Al centro di queste corde è appeso un emblema chiamato torikugurazu, spesso circolare con una croce, e ai suoi lati decorazioni realizzate con shide, corde di canapa, amuleti di vario genere, talvolta anche canne di bambù, rami e foglie di arbusti considerati sacri. Ogni kanjōnawa è unica e non esistono due esemplari uguali, poiché la loro forma e i peculiari dettagli vengono tramandati di generazione in generazione nelle diverse comunità. Queste corde che emanano un’aura di sacralità straordinaria, stese principalmente nei viali che portano ai templi e nelle aree rurali ai confini dei villaggi, hanno lo scopo di impedire l'ingresso di spiriti maligni e malattie, che si ritiene possano percorrere le strade, passare per gli incroci o risalire i corsi d'acqua. Perciò sono chiamate anche michikiri (道切り), che potremmo tradurre corde “taglia-strada” o “blocca-strada”. Se le shimenawa dei santuari delimitano l’area sacra per proteggere le divinità, le kanjōnawa agiscono anche come una barriera protettiva per gli abitanti.

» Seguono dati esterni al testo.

static const int kScoreThreads = 128;
static const uint32_t kScorePool = 128;
static const uint32_t kNoSlot = 0xffffffffu;
template <int MINB>
__global__ void __launch_bounds__(kScoreThreads, MINB) k_score(const UnitArgs a) {
	__shared__ uint64_t s_rows[kScorePool]; __shared__ uint32_t s_ids[kScorePool];
	__shared__ Entry s_map[kScorePool]; __shared__ TaxCnt s_tc[kScorePool]; __shared__ OutRec s_recs[kScorePool];
	__shared__ uint32_t s_used;
	if(threadIdx.x == 0) s_used = 0;
	__syncthreads();
	const uint32_t unit = blockIdx.x * blockDim.x + threadIdx.x;
	const unsigned lane = threadIdx.x & 31;
	const bool valid = unit < a.b.n_units;
	const bool fits = *a.row_total <= a.rows_cap;
	const uint64_t n = valid && fits ? a.nrows[unit] : 0, off = valid && fits ? a.row_off[unit] : 0;
	const uint64_t base = __shfl_sync(0xffffffffu, off, 0);
	uint64_t span = n ? off + n - base : 0;
	for(int d = 16; d > 0; d >>= 1) span = max(span, __shfl_xor_sync(0xffffffffu, span, d));
	uint32_t slot = kNoSlot;
	if(lane == 0 && span) {
		uint32_t cur = *(volatile uint32_t*)&s_used;
		while(span <= kScorePool - cur) {
			const uint32_t old = atomicCAS(&s_used, cur, cur + (uint32_t)span);
			if(old == cur) { slot = cur; break; }
			cur = old;
		}
	}
	slot = __shfl_sync(0xffffffffu, slot, 0);
	const bool sh = slot != kNoSlot;
	if(sh) {
		for(uint32_t j = lane; j < (uint32_t)span; j += 32) { s_rows[slot + j] = a.rows[base + j]; s_ids[slot + j] = a.ids[base + j]; }
		__syncwarp();
	}
	const uint32_t loc = sh ? slot + (uint32_t)(off - base) : 0u;
	uint32_t no = 0;
	if(n > 0) {
		const uint8_t fl = a.b.flags ? a.b.flags[unit] : 3;
		int mates = 0;
		for(int m = 0; m < a.b.n_mates; m++) if(((fl >> m) & 1) && (m ? a.b.len[1][unit] : a.b.len[0][unit]) != 0) mates++;
		const uint64_t* rows = sh ? s_rows + loc : a.rows + off;
		const uint32_t* ids = sh ? s_ids + loc : a.ids + off;
		Entry* map = sh ? s_map + loc : a.entries + off;
		TaxCnt* tc = sh ? s_tc + loc : a.tcs + off;
		OutRec* out = sh ? s_recs + loc : a.recs_sparse + off;
		const uint32_t nmap = score_plan(a.v, a.p, rows, ids, n, map);
		no = reduce_and_emit(a.v, a.p, mates == 2, map, nmap, tc, out);
	}
	if(valid) a.nout[unit] = no;
	if(sh) {
		__syncwarp();
		for(int u = 0; u < 32; u++) {
			const uint32_t cnt = __shfl_sync(0xffffffffu, no, u) * 3u, l = __shfl_sync(0xffffffffu, loc, u);
			const uint64_t o = __shfl_sync(0xffffffffu, off, u);
			const uint64_t* src = reinterpret_cast<const uint64_t*>(s_recs + l);
			uint64_t* dst = reinterpret_cast<uint64_t*>(a.recs_sparse + o);
			for(uint32_t w = lane; w < cnt; w += 32) dst[w] = src[w];
		}
	}
}

static const int kScanBlock = 256, kScanPer = 4;

__global__ void __launch_bounds__(kScanBlock) k_scan_sums(const uint32_t* in, uint64_t n, uint64_t* bsum) {
	__shared__ uint64_t sh[kScanBlock];
	const uint64_t base = (uint64_t)blockIdx.x * kScanBlock * kScanPer + (uint64_t)threadIdx.x * kScanPer;
	uint64_t s = 0;
	for(int i = 0; i < kScanPer; i++) if(base + i < n) s += in[base + i];
	sh[threadIdx.x] = s; __syncthreads();
	for(int d = kScanBlock / 2; d > 0; d >>= 1) { if((int)threadIdx.x < d) sh[threadIdx.x] += sh[threadIdx.x + d]; __syncthreads(); }
	if(threadIdx.x == 0) bsum[blockIdx.x] = sh[0];
}
__global__ void k_scan_top(uint64_t* bsum, uint64_t nb, uint64_t* total) {
	__shared__ uint64_t carry;
// ... 380 lines not shown
	if(!p) return;
	memset(p, 0, sizeof *p); p->khits = 5; p->min_hitlen = 22; p->tree_traverse = 1; p->class_rank_slot = 0;
}

static const int kSlots = 17;
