# lmfaber/karma

Measured on AMD Instinct MI355X. Metric: contigs+reads/sec for k-mer vec + shared-read graph build; HBM GB/s vs roofline, higher is better.
Workload: dtype u32 keys / i64 counts / f64 div

## Files before the change

### include/karma.h

```cpp
#ifndef KARMA_H
#define KARMA_H

#include <stddef.h>
#include <stdint.h>

#ifdef __cplusplus
extern "C" {
#endif

#define KARMA_OK 0
#define KARMA_ERR_ARG (-1)
#define KARMA_ERR_KMER (-2)
#define KARMA_ERR_HIP (-3)
#define KARMA_ERR_OOM (-4)
#define KARMA_ERR_ZERO_DIV (-5)
#define KARMA_ERR_UNSORTED (-6)
#define KARMA_ERR_STATE (-7)
#define KARMA_ERR_PARSE (-8)
#define KARMA_ERR_COMM (-9)
#define KARMA_ERR_STALL (-10)

#define KARMA_KMER_5P6 (-1)

int karma_version(void);
// ... 79 lines not shown
int karma_ctx_join(karma_ctx* ctx, void* side);
int karma_ctx_set_side_headroom(karma_ctx* ctx, int blocks_per_cu);
int karma_kmer_row_totals(karma_kmer_plan* p, int64_t* dst_host);

typedef struct karma_pairs karma_pairs;
#define KARMA_REC_SORTED 0
#define KARMA_REC_UNSORTED 1
#define KARMA_REC_FLAGGED 2
int karma_graph_records(karma_ctx* ctx, const uint32_t* records, int64_t n_records, int64_t n_contigs, int flags,
                        int is_device, karma_pairs** out);
typedef struct karma_graph_job karma_graph_job;
int karma_graph_records_begin(karma_ctx* ctx, const uint32_t* records, int64_t n_records, int64_t n_contigs,
                              int flags, int is_device, karma_graph_job** job);
int karma_graph_records_end(karma_graph_job* job, karma_pairs** out);
int karma_graph_split_hint(karma_ctx* ctx, const int64_t* bounds, int nranks);
int karma_graph_eq(karma_ctx* ctx, const int64_t* cls_off, const uint32_t* members, const int64_t* counts,
                   const uint8_t* pair_skip, int64_t n_classes, int64_t n_contigs, int is_device, karma_pairs** out);
int karma_graph_eq_compact(karma_ctx* ctx, const uint8_t* sizes, const uint32_t* members, int64_t n_members,
                           const uint32_t* counts, int64_t C, int64_t n_contigs, karma_pairs** out);
int karma_pairs_merge(karma_ctx* ctx, const uint64_t* keys, const int64_t* counts, int64_t n, int is_device,
                      karma_pairs** out);
int karma_pairs_merge_runs(karma_ctx* ctx, const uint64_t* keys, const int64_t* counts, const int64_t* run_off,
                           int n_runs, int is_device, karma_pairs** out);
int karma_pairs_get_kc(karma_pairs* p, int64_t* kc_dev);
int karma_pairs_merge_runs_kc(karma_ctx* ctx, const int64_t* kc_dev, const int64_t* run_off, int n_runs,
                              karma_pairs** out);
int karma_pairs_destroy(karma_pairs* p);
int karma_pairs_rebind(karma_pairs* p, karma_ctx* ctx);
int karma_pairs_count(karma_pairs* p, int64_t* n);
int karma_pairs_device(karma_pairs* p, const uint64_t** keys, const int64_t** counts);
// ... 105 lines not shown
```

### karma_amd/_lib.py

```python

from __future__ import annotations

import ctypes
import os
import weakref

import numpy as np

HERE = os.path.dirname(os.path.abspath(__file__))
LIB_PATH = os.environ.get("KARMA_LIB") or os.path.join(HERE, "libkarma_hip.so")

KARMA_OK = 0
KARMA_ERR_ARG = -1
KARMA_ERR_KMER = -2
KARMA_ERR_HIP = -3
KARMA_ERR_OOM = -4
KARMA_ERR_ZERO_DIV = -5
KARMA_ERR_UNSORTED = -6
KARMA_ERR_STATE = -7
KARMA_ERR_PARSE = -8
KARMA_ERR_COMM = -9
KARMA_ERR_STALL = -10

KARMA_DT_U8, KARMA_DT_I32, KARMA_DT_I64, KARMA_DT_U64, KARMA_DT_F64 = 0, 1, 2, 3, 4
# ... 67 lines not shown
    "karma_kmer_exceptions_set": [_c_p, _c_p, _i64],
    "karma_kmer_plan_finalize": [_c_p, _I64P],
    "karma_kmer_plan_finalize_async": [_c_p],
    "karma_kmer_plan_finalize_wait": [_c_p, _I64P],
    "karma_kmer_columns": [_c_p, _c_p],
    "karma_kmer_profile": [_c_p, _c_p, _i64, _i32],
    "karma_kmer_profile_rows": [_c_p, _i64, _i64, _c_p, _i64, _i32],
    "karma_kmer_profile_side": [_c_p, _c_p, _i64, _c_p],
    "karma_ctx_join": [_c_p, _c_p],
    "karma_ctx_set_side_headroom": [_c_p, _i32],
    "karma_kmer_row_totals": [_c_p, _c_p],
    "karma_graph_records": [_c_p, _c_p, _i64, _i64, _i32, _i32, _PP],
    "karma_graph_records_begin": [_c_p, _c_p, _i64, _i64, _i32, _i32, _PP],
    "karma_graph_records_end": [_c_p, _PP],
    "karma_graph_split_hint": [_c_p, _c_p, _i32],
    "karma_graph_eq": [_c_p, _c_p, _c_p, _c_p, _c_p, _i64, _i64, _i32, _PP],
    "karma_graph_eq_compact": [_c_p, _c_p, _c_p, _i64, _c_p, _i64, _i64, _PP],
    "karma_pairs_merge": [_c_p, _c_p, _c_p, _i64, _i32, _PP],
    "karma_pairs_merge_runs": [_c_p, _c_p, _c_p, _c_p, _i32, _i32, _PP],
    "karma_pairs_merge_runs_kc": [_c_p, _c_p, _c_p, _i32, _PP],
    "karma_pairs_get_kc": [_c_p, _c_p],
    "karma_pairs_destroy": [_c_p],
    "karma_pairs_rebind": [_c_p, _c_p],
    "karma_pairs_count": [_c_p, _I64P],
    "karma_pairs_device": [_c_p, _PP, _PP],
    "karma_pairs_get": [_c_p, _c_p, _c_p, _c_p, _i32],
    "karma_pairs_split": [_c_p, _c_p, _i32, _c_p],
    "karma_pairs_totals": [_c_p, _c_p, _i64],
    "karma_edges_from_pairs": [_c_p, _c_p, _i32, _c_p, _i64, _PP, _I64P],
    "karma_edges_begin": [_c_p, _c_p, _i32, _i64, _PP, _PP],
# ... 309 lines not shown
```

### karma_amd/csrc/graph_sets.hip

```cpp

#include <algorithm>
#include <cstdlib>
#include <cstring>
#include <memory>
#include <type_traits>

#include "karma_internal.h"
#include "sets_ctrl.h"

using namespace karma;

namespace {

#include "graph_device.h"

typedef unsigned int u32x4 __attribute__((ext_vector_type(4)));

constexpr int kMaxB = 2048;
constexpr int kMaxBc = 512;
constexpr int kNarrowB = 512, kNarrowBc = 128;
constexpr int kCrSmax = 64;
constexpr int kCrPieces = 512;
constexpr int kCgShift = 18;
constexpr int kOneGroupB = 128;
// ... 134 lines not shown
                                               uint32_t* m0_out) {
    const uint32_t za = (uint32_t)__builtin_ctz(a.win), zb = (uint32_t)__builtin_ctz(b.win);
    const uint32_t ma = a.fm3 + za, mb = b.fm3 + zb, m0 = min(ma, mb);
    const uint32_t rel = ((a.win >> za) << min(ma - m0, 31u)) | ((b.win >> zb) << min(mb - m0, 31u));
    *code = K23 ? m0 << 4 | rel : m0 | (rel >> 1) << 24;
    *m0_out = m0;
    return COMPACT ? lanes(rel < 16u) & (K23 ? ~0ull : lanes(m0 < N)) : 0ull;
}

__device__ __forceinline__ uint32_t dpp_shr1(uint32_t old, uint32_t v) {
    return (uint32_t)__builtin_amdgcn_update_dpp((int)old, (int)v, 0x138, 0xF, 0xF, false);
}

constexpr int kRareMax = int(kCChunk / kCIter);
constexpr int kRareW = 5;
#ifndef KARMA_CLS_PACKED
#define KARMA_CLS_PACKED 0
#endif
constexpr int kCls2Waves = 4;

constexpr int kBinQ = 64;
constexpr int kBinMaxBc = 56;
constexpr int kBinHdr = 4;
struct BinArgs {
    uint16_t* segs;
    uint4* hdr;
    uint8_t* dir;
    int64_t seg_cap;
    int dir_cap;
    int slotted;
};
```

Tra le più elaborate vi sono quelle presenti ai templi Gyōji, Niikawa e Naeta, tutte nella cittadina di Yasu, a pochi chilometri dal lago Biwa (prefettura di Shiga). Tra le più lunghe quelle di Inabuchi e Kayanomori, nella prefettura di Nara, località rinomate per le splendide risaie terrazzate. Qui, due differenti kanjōnawa lunghe circa 80 metri, vengono installate ogni anno: la corda maschile (ozuna) e quella femminile (mezuna), ciascuna con le rispettive simbologie, vengono sostituite durante il rito dello tsunakake e tese dal pendio fin sopra la strada e il fiume Asuka per proteggere i villaggi e favorire raccolti abbondanti.

Nella foto sotto vediamo Kanjōnawa al tempio Niikawa (Yasu). Composta dalla corda principale, su cui sono fissati 13 piccoli gohei (bastoni rituali con shide annessi), e da quattro grandi torikugurazu simili a bersagli, realizzati con fasce di bambù. Dalla corda principale pendono 17 corde minori che quasi sfiorano il terreno (3 passano attraverso ciascun torikugurazu, 3 tra l’uno e l’altro, e 2 alle estremità), adornate con rametti di sakaki, un albero sacro nello shintoismo.

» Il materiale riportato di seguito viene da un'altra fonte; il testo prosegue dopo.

def pinned_channels_last(t):
    B, C, H, W = t.shape
    h = torch.empty((B, H, W, C), dtype=t.dtype, pin_memory=True).permute(0, 3, 1, 2)
    h.copy_(t)
    return h


def _batch_view(obj, b0, b1, rows_per_image=None):
    import copy
    v = copy.copy(obj)
    rows_per_image = rows_per_image or {}
    for k, t in list(vars(obj).items()):
        if isinstance(t, torch.Tensor) and t.dim() >= 1 and k not in ("ws", "step_cell"):
            r = rows_per_image.get(k, 1)
            v.__dict__[k] = t[b0 * r:b1 * r]
    v.B, v.b0 = b1 - b0, getattr(obj, "b0", 0) + b0
    return v


class AnchorPyramid(object):

    def __init__(self, strides, grids, scales=(8,), ratios=(0.5, 1.0, 2.0), center_lt=False):
        self.strides, self.grids = list(strides), [tuple(int(v) for v in g) for g in grids]
        levels = []
        for s, g in zip(self.strides, self.grids):
            ws = [np.float32(s * sc * np.sqrt(ar)) for sc in scales for ar in ratios]
            hs = [np.float32(s * sc / np.sqrt(ar)) for sc in scales for ar in ratios]
            levels.append(dict(stride=s, H=g[0], W=g[1], ws=ws, hs=hs, center_lt=center_lt))
        self.num_anchors = len(scales) * len(ratios)
        self.c = _C.make_pyramid(levels)
        self.total = int(self.c.total)
        self.level_sizes = [self.num_anchors * g[0] * g[1] for g in self.grids]


class RpnProposals(object):

    def __init__(self, pyramid, B, cfg, means, stds, device, score_mode=0, cls_channels=1, do_nms=True,
                 scale_factor=1.0):
        self.pyr, self.B = pyramid, B
        get = (lambda k, d=0: cfg.get(k, d)) if hasattr(cfg, "get") else (lambda k, d=0: getattr(cfg, k, d))
        c = _C.RpnCfg()
        c.pre_nms, c.post_nms, c.max_num = int(get("pre_nms")), int(get("post_nms")), int(get("max_num"))
        c.score_mode, c.num_cls_channels, c.do_nms = int(score_mode), int(cls_channels), int(bool(do_nms))
        c.nms_thr_f = _C.floor_f32(float(get("nms_iou", 0.7)))
        c.min_size = float(np.float32(scale_factor * get("min_bbox_size", 0)))
        for i in range(4):
            c.means[i], c.stds[i] = float(means[i]), float(stds[i])
        self.cfg = c
        nbytes = _C.lib().b2d_rpn_proposals_workspace_bytes(ctypes.byref(self.pyr.c), B, ctypes.byref(c))
        if nbytes == 0:
            raise _C.B200DetError("rpn_proposals: unsupported configuration (a level needs a pre-NMS top-k <= 16384)")
        self.ws = torch.empty(nbytes, dtype=torch.uint8, device=device)
        post = [(c.post_nms if 0 < c.post_nms < k else k) for k in
                [(c.pre_nms if 0 < c.pre_nms < n else n) for n in pyramid.level_sizes]]
        self.P = c.max_num if c.max_num > 0 else sum(post)
        self.props = torch.zeros((B, 4, self.P), dtype=torch.float32, device=device)
        self.scores = torch.zeros((B, self.P), dtype=torch.float32, device=device)
        self.count = torch.zeros(B, dtype=torch.int32, device=device)
        self.prov = torch.zeros((B, self.P), dtype=torch.int32, device=device)
        self.launches = 0

    def slice(self, b0, b1):
        v = _batch_view(self, b0, b1)
        nbytes = _C.lib().b2d_rpn_proposals_workspace_bytes(ctypes.byref(self.pyr.c), v.B, ctypes.byref(self.cfg))
        v.ws = torch.empty(nbytes, dtype=torch.uint8, device=self.ws.device)
        return v

    def __call__(self, cls_outs, reg_outs, img_hw, records=None, targets=None, after_select=None):
        self.cfg.records = records.data_ptr() if records is not None else None
        self.cfg.event_after_select = after_select.cuda_event if after_select is not None else None
        if targets is not None:
            bt, gt, gt_count, gt_label = targets
            ta = bt.target_args(gt, gt_count, gt_label)
            _C.call("b2d_rpn_proposals_targets", _C.ptr(self.props), _C.ptr(self.scores), _C.ptr(self.count), _C.ptr(self.prov),
                    _ptrs(cls_outs), _ptrs(reg_outs), ctypes.byref(self.pyr.c), _C.ptr(img_hw), self.B,
                    ctypes.byref(self.cfg), _C.ptr(self.ws), self.ws.numel(), ctypes.byref(ta), _C.stream())
            self.launches = int(_C.lib().b2d_last_launch_count())
            return self.props, self.scores, self.count
        _C.call("b2d_rpn_proposals", _C.ptr(self.props), _C.ptr(self.scores), _C.ptr(self.count), _C.ptr(self.prov),
                _ptrs(cls_outs), _ptrs(reg_outs), ctypes.byref(self.pyr.c), _C.ptr(img_hw), self.B,
                ctypes.byref(self.cfg), _C.ptr(self.ws), self.ws.numel(), _C.stream())
        self.launches = int(_C.lib().b2d_last_launch_count())
        return self.props, self.scores, self.count


class BatchedTargets(object):

    def __init__(self, B, n_boxes, gt_ld, assigner, sampler, means, stds, device, pyramid=None, border=0.0,
                 prepend_gt=False, seed=0):
        self.B, self.N, self.gt_ld, self.pyr = B, int(n_boxes), int(gt_ld), pyramid
        self.pos_iou, self.neg_iou, self.min_pos = (np.float32(assigner[k]) for k in ("pos_iou", "neg_iou", "min_pos_iou"))
        self.max_num, self.pos_num = int(sampler["max_num"]), int(sampler["pos_num"])
        self.border, self.prepend, self.seed = float(border), int(bool(prepend_gt)), int(seed)
        self.out_ld = self.N + (self.gt_ld if prepend_gt else 0)
        i32, f32, i64 = torch.int32, torch.float32, torch.int64
        self.labels = torch.empty((B, self.out_ld), dtype=i64, device=device)
        self.iou = torch.empty((B, self.out_ld), dtype=f32, device=device)
        self.census = torch.zeros((B, 4), dtype=i32, device=device)
        self.pos_list = torch.empty((B, self.out_ld), dtype=i32, device=device)
        self.colmax = torch.empty((B, self.gt_ld), dtype=i32, device=device)
        self.chosen = torch.empty((B, self.max_num), dtype=i32, device=device)
        self.n_chosen = torch.zeros(B, dtype=i32, device=device)
        self.tar_box = torch.zeros((B, 4, self.max_num), dtype=f32, device=device)
        self.tar_gt = torch.zeros((B, 4, self.max_num), dtype=f32, device=device)
        self.tar_param = torch.zeros((B, 4, self.max_num), dtype=f32, device=device)
        self.tar_label = torch.zeros((B, self.max_num), dtype=i64, device=device)
        self.tar_is_gt = torch.zeros((B, self.max_num), dtype=i64, device=device)
        self.means, self.stds = _C.host_f4(means, [0, 0, 0, 0]), _C.host_f4(stds, [1, 1, 1, 1])
        self.step_cell = torch.zeros(1, dtype=torch.int64, device=device)
        self.auto_bump = True
        self.b0 = 0
        small = pyramid is None and self.N <= 4096 and self.gt_ld <= 512
        self.fused = small and self.max_num <= 1024
        self.launches = 1 if self.fused else (3 if small else (4 if pyramid is not None else 5))

    def reset_step(self):
        self.step_cell.zero_()

    def target_args(self, gt, gt_count, gt_label):
        assert self.fused
        a = _C.RoiTargetArgs()
        dp = lambda t: t.data_ptr() if t is not None else None
        a.labels, a.max_iou, a.out_ld = dp(self.labels), dp(self.iou), self.out_ld
        a.gt, a.gt_ld, a.gt_count, a.gt_label = dp(gt), self.gt_ld, dp(gt_count), dp(gt_label)
        a.pos_iou, a.neg_iou, a.min_pos_iou = float(self.pos_iou), float(self.neg_iou), float(self.min_pos)
        a.prepend_gt, a.census, a.pos_list, a.pos_cap = self.prepend, dp(self.census), dp(self.pos_list), self.out_ld
        a.chosen, a.n_chosen, a.max_num, a.pos_num = dp(self.chosen), dp(self.n_chosen), self.max_num, self.pos_num
        a.seed = (self.seed * 1000003 + 0x632BE59BD9B4E019 * self.b0) & 0xFFFFFFFFFFFFFFFF
        a.seed_step = dp(self.step_cell)
        a.tar_box, a.tar_gt, a.tar_param = dp(self.tar_box), dp(self.tar_gt), dp(self.tar_param)
        a.tar_label, a.tar_is_gt = dp(self.tar_label), dp(self.tar_is_gt)
        for i in range(4):
            a.means[i], a.stds[i] = self.means[i], self.stds[i]
        return a

    def slice(self, b0, b1):
        return _batch_view(self, b0, b1)

    def __call__(self, gt, gt_count, gt_label=None, boxes=None, box_count=None, img_hw=None, tail_stream=None):
        pyr = ctypes.byref(self.pyr.c) if boxes is None else None
        box_ld = boxes.shape[-1] if boxes is not None else 0
        if self.auto_bump:
            _C.call("b2d_counter_add", _C.ptr(self.step_cell), 1, _C.stream())
        base_seed = (self.seed * 1000003 + 0x632BE59BD9B4E019 * self.b0) & 0xFFFFFFFFFFFFFFFF
        if self.fused and boxes is not None:
            _C.call("b2d_roi_targets_fused", _C.ptr(self.labels), _C.ptr(self.iou), self.out_ld, _C.ptr(boxes), box_ld,
                    _C.ptr(box_count), self.N, _C.ptr(gt), self.gt_ld, _C.ptr(gt_count), _C.ptr(gt_label), self.B,
                    float(self.pos_iou), float(self.neg_iou), float(self.min_pos), self.prepend, _C.ptr(self.census),
                    _C.ptr(self.pos_list), self.out_ld, _C.ptr(self.chosen), _C.ptr(self.n_chosen), self.max_num,
                    self.pos_num, base_seed, _C.ptr(self.step_cell),
                    _C.ptr(self.tar_box), _C.ptr(self.tar_gt), _C.ptr(self.tar_param), _C.ptr(self.tar_label),
                    _C.ptr(self.tar_is_gt), self.means, self.stds, _C.stream())
            return self
        _C.call("b2d_assign_max_iou", _C.ptr(self.labels), _C.ptr(self.iou), self.out_ld, _C.ptr(boxes), box_ld,
                _C.ptr(box_count), self.N, pyr, _C.ptr(img_hw), self.border, _C.ptr(gt), self.gt_ld, _C.ptr(gt_count),
                self.B, float(self.pos_iou), float(self.neg_iou), float(self.min_pos), self.prepend,
                _C.ptr(self.census), _C.ptr(self.pos_list), self.out_ld, _C.ptr(self.colmax), self.colmax.numel() * 4,
                _C.stream())
        cnt, cnt_add = (box_count, gt_count) if (self.prepend and box_count is not None) else \
            ((None, gt_count) if self.prepend else (box_count, None))
        n = self.N if cnt is None else 0
        if tail_stream is not None:
            tail_stream.wait_stream(torch.cuda.current_stream())
            with torch.cuda.stream(tail_stream):
                self._sample_encode(cnt, cnt_add, n, base_seed, boxes, box_ld, pyr, gt, gt_count, gt_label)
            return self
        self._sample_encode(cnt, cnt_add, n, base_seed, boxes, box_ld, pyr, gt, gt_count, gt_label)
        return self

    def _sample_encode(self, cnt, cnt_add, n, base_seed, boxes, box_ld, pyr, gt, gt_count, gt_label):
        _C.call("b2d_sample_labels", _C.ptr(self.chosen), _C.ptr(self.n_chosen), _C.ptr(self.labels), self.out_ld,
                _C.ptr(cnt), _C.ptr(cnt_add), n, _C.ptr(self.census), _C.ptr(self.pos_list), self.out_ld, self.B,
                self.max_num, self.pos_num, base_seed, _C.ptr(self.step_cell), _C.stream())
        _C.call("b2d_encode_targets", _C.ptr(self.tar_box), _C.ptr(self.tar_gt), _C.ptr(self.tar_param),
                _C.ptr(self.tar_label), _C.ptr(self.tar_is_gt), _C.ptr(self.chosen), _C.ptr(self.n_chosen),
                self.max_num, _C.ptr(self.labels), self.out_ld, _C.ptr(boxes), box_ld, pyr, _C.ptr(gt), self.gt_ld,
                _C.ptr(gt_count), _C.ptr(gt_label), self.prepend, self.means, self.stds, self.B, _C.stream())
        return self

Nella foto sotto vediamo il maestoso kanjōnawa sospeso lungo il viale d’accesso al Gyōji jinja, nella città di Yasu. Al centro si trova un peculiare torikugurazu che sembra rappresentare il sole, composto da 16 canne di bambù disposte a quattro a quattro in verticale, orizzontale e diagonale, con una targa di legno recante l’ideogramma 上 (alto, superiore). Dalla corda principale pendono sottili corde (dette konawa) organizzate a reticolato, ciascuna con shide fissati a ogni internodo e rami di quercia legati alle estremità inferiori. I gruppi di corde, dodici negli anni normali o tredici negli anni bisestili (come in questa foto), simboleggiano la protezione per tutti i mesi dell’anno.

Nella foto sotto vediamo la kanjōnawa situata accanto all’ingresso del Naeta jinja nel villaggio di Suhara (Yasu). Alla corda di forma kodō-jime, lunga circa 2 metri, è appeso centralmente il grande torikugurazu, realizzato con ramoscelli di cedro, che qui appaiono ormai rinsecchiti e diradati, lasciando intravedere la struttura in bambù a cui sono fissati. Le sei corde pendenti sono costituite da più cordicelle intrecciate, a cui sono attaccati shide e foglie di sakaki nella parte inferiore.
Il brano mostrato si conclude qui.